Telephone: 1-844-NETIZEN
Tel: 1-844-NETIZEN
Email: team (at) Netizen.net
slider

Netizen Cybersecurity Bulletin (March 27th, 2025)

Posted on 27 Mar 2025 at https://www.Netizen.net/news Source Link: https://blog.netizen.net

Overview:

  • Phish Tale of the Week
  • Alleged Oracle Cloud Breach Sparks Controversy
  • Windows Zero-Day Exposes NTLM Credentials—Unofficial Patch Now Available
  • How can Netizen help?

Phish Tale of the Week

Often times phishing campaigns, created by malicious actors, target users by utilizing social engineering. For example, in this email, the actors are appearing as an unnamed company. They’re sending us a text message, telling us that a new device was added to our Coinbase account, and that it’s imperative that we contact the number below. It seems both urgent and genuine, so why shouldn’t we? Luckily, there’s plenty of reasons that point to this being a scam.

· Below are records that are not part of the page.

# CLSFramework/gym-soccer-2d-env

Measured on AMD Instinct MI355X. Metric: env-steps/sec at 65536 parallel reach_ball envs per MI355X, higher is better.
Workload: dtype f32

## Files before the change

gym-soccer-2d-env_amd/csrc/s2d_engine.hip:

```cpp
#include <hip/hip_runtime.h>

#include <cmath>
#include <cstdio>
#include <cstdlib>
#include <cstring>
#include <new>
#include <string>
#include <type_traits>

#include "s2d_device.h"

#include "s2d_kernels.h"

__global__ void s2d_tables_kernel(S2DHot p, const S2DRare* __restrict__ rp, S2DTables* __restrict__ t) {
  if (blockIdx.x == 0 && threadIdx.x == 0 && rp->tab_len > 0) tables_build(p, rp->recover_init, rp->tab_power, rp->tab_len, *t);
}
__global__ __launch_bounds__(kBlock) void s2d_init_kernel(S2DHot p, const S2DRare* __restrict__ rp,
                                                          float* __restrict__ S, int64_t stride, int64_t n) {
  int64_t i = (int64_t)blockIdx.x * kBlock + threadIdx.x;
  if (i >= n) return;
  S[F_STAMINA * stride + i] = p.stamina_max;
  S[F_RECOVERY * stride + i] = rp->recover_init;
  S[F_EFFORT * stride + i] = p.effort_init;
  S[F_CAPACITY * stride + i] = p.stamina_capacity;
// ... 341 lines not shown
    if (p.auto_reset) n_missing += __popcll(__ballot(active && done != 0));
    if (ro.obs) store_obs_tile(lds[wv], ob, lane, active, ro.obs + (row + wave_first) * S2D_OBS_DIM, valid);
  }
  if (active) {
    if (fast) {
      const int q = e.step_number;
      e.stamina = tb->stamina[q]; e.effort = tb->effort[q]; e.recovery = tb->recovery[q]; e.capacity = tb->capacity[q];
    }
    env_store(e, S, stride, i);
    if (use_k) kplane[i] = k0 + (uint32_t)n_steps;
    o.reward[i] = reward; o.done[i] = (uint8_t)done; o.result[i] = (uint8_t)res;
    o.action_dir[i] = dir; o.action_cmd[i] = (uint8_t)cmd;
  }
  store_obs_tile(lds[wv], ob, lane, active, o.obs + wave_first * S2D_OBS_DIM, valid);
  if (!active) { cnt1 = cnt2 = cnt3 = 0; }
#pragma unroll
  for (int off = 32; off > 0; off >>= 1) {
    cnt1 += __shfl_xor(cnt1, off); cnt2 += __shfl_xor(cnt2, off); cnt3 += __shfl_xor(cnt3, off);
  }
  unsigned long long* const srow = stats_row(o.stats, wave_first);
  stats_store(srow, lane, stats_load(srow, lane), wave_first == 0 ? (unsigned long long)n * (unsigned long long)n_steps : 0ull, cnt1, cnt2, cnt3);
}

#ifndef S2D_NPRIO_S
#define S2D_NPRIO_S 3
#endif
#ifndef S2D_NPRIO_A
#define S2D_NPRIO_A 2
#endif
#ifndef S2D_NPRIO_B
#define S2D_NPRIO_B 2
#endif
#ifndef S2D_NPRIO_P
#define S2D_NPRIO_P 1
#endif
#ifndef S2D_PRIO_S
#define S2D_PRIO_S 1
#endif
#ifndef S2D_PRIO_A
#define S2D_PRIO_A 2
#endif
#ifndef S2D_PRIO_B
#define S2D_PRIO_B 3
#endif

#ifdef S2D_STAMPS
#define WS_STAMP_DECL uint64_t st_busy = 0, st_t0 = __builtin_amdgcn_s_memtime(); const uint64_t st_begin = st_t0, st_rt0 = __builtin_amdgcn_s_memrealtime()
#define WS_BARRIER() do { st_busy += __builtin_amdgcn_s_memtime() - st_t0; __syncthreads(); st_t0 = __builtin_amdgcn_s_memtime(); } while (0)
#define WS_STAMP_STORE() do { if (lane == 0) { float* q_ = o.terminal_obs + (wave_first + 2 * role) * S2D_OBS_DIM; \
    q_[0] = (float)st_busy; q_[1] = (float)(__builtin_amdgcn_s_memtime() - st_begin); q_[2] = (float)(st_rt0 & 0xffffff); \
    q_[3] = (float)(__builtin_amdgcn_s_memrealtime() & 0xffffff); \
    q_[4] = __int_as_float((int)__builtin_amdgcn_s_getreg((31 << 11) | 4)); q_[5] = __int_as_float((int)__builtin_amdgcn_s_getreg((31 << 11) | 20)); } } while (0)
#else
#define WS_STAMP_DECL do {} while (0)
#define WS_BARRIER() __syncthreads()
#define WS_STAMP_STORE() do {} while (0)
#endif
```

Here’s how we can tell not to fall for this phish:

  1. The first warning sign for this SMS is the context in which it was sent. When I recieved this SMS, I immediately knew not to click on the link due to the fact that I did not recently add any device to my Coinbase account. On top of that, it’s very apparent that this message was blasted out to random numbers: the message doesn’t even include my name or attempt to provide any level of familiarity.
  2. The second warning signs in this email is the messaging. This message tries to create a sense of opportunity and urgency in order to get you to take action by using language such as “if this was not you, contact us.” Phishing and smishing scams commonly attempt to create a sense of urgency/confusion in their messages in order to get you to click their link without thinking about it first. Always be sure to thoroughly inspect the style and tone of all texts before following a link or other attachment sent through SMS.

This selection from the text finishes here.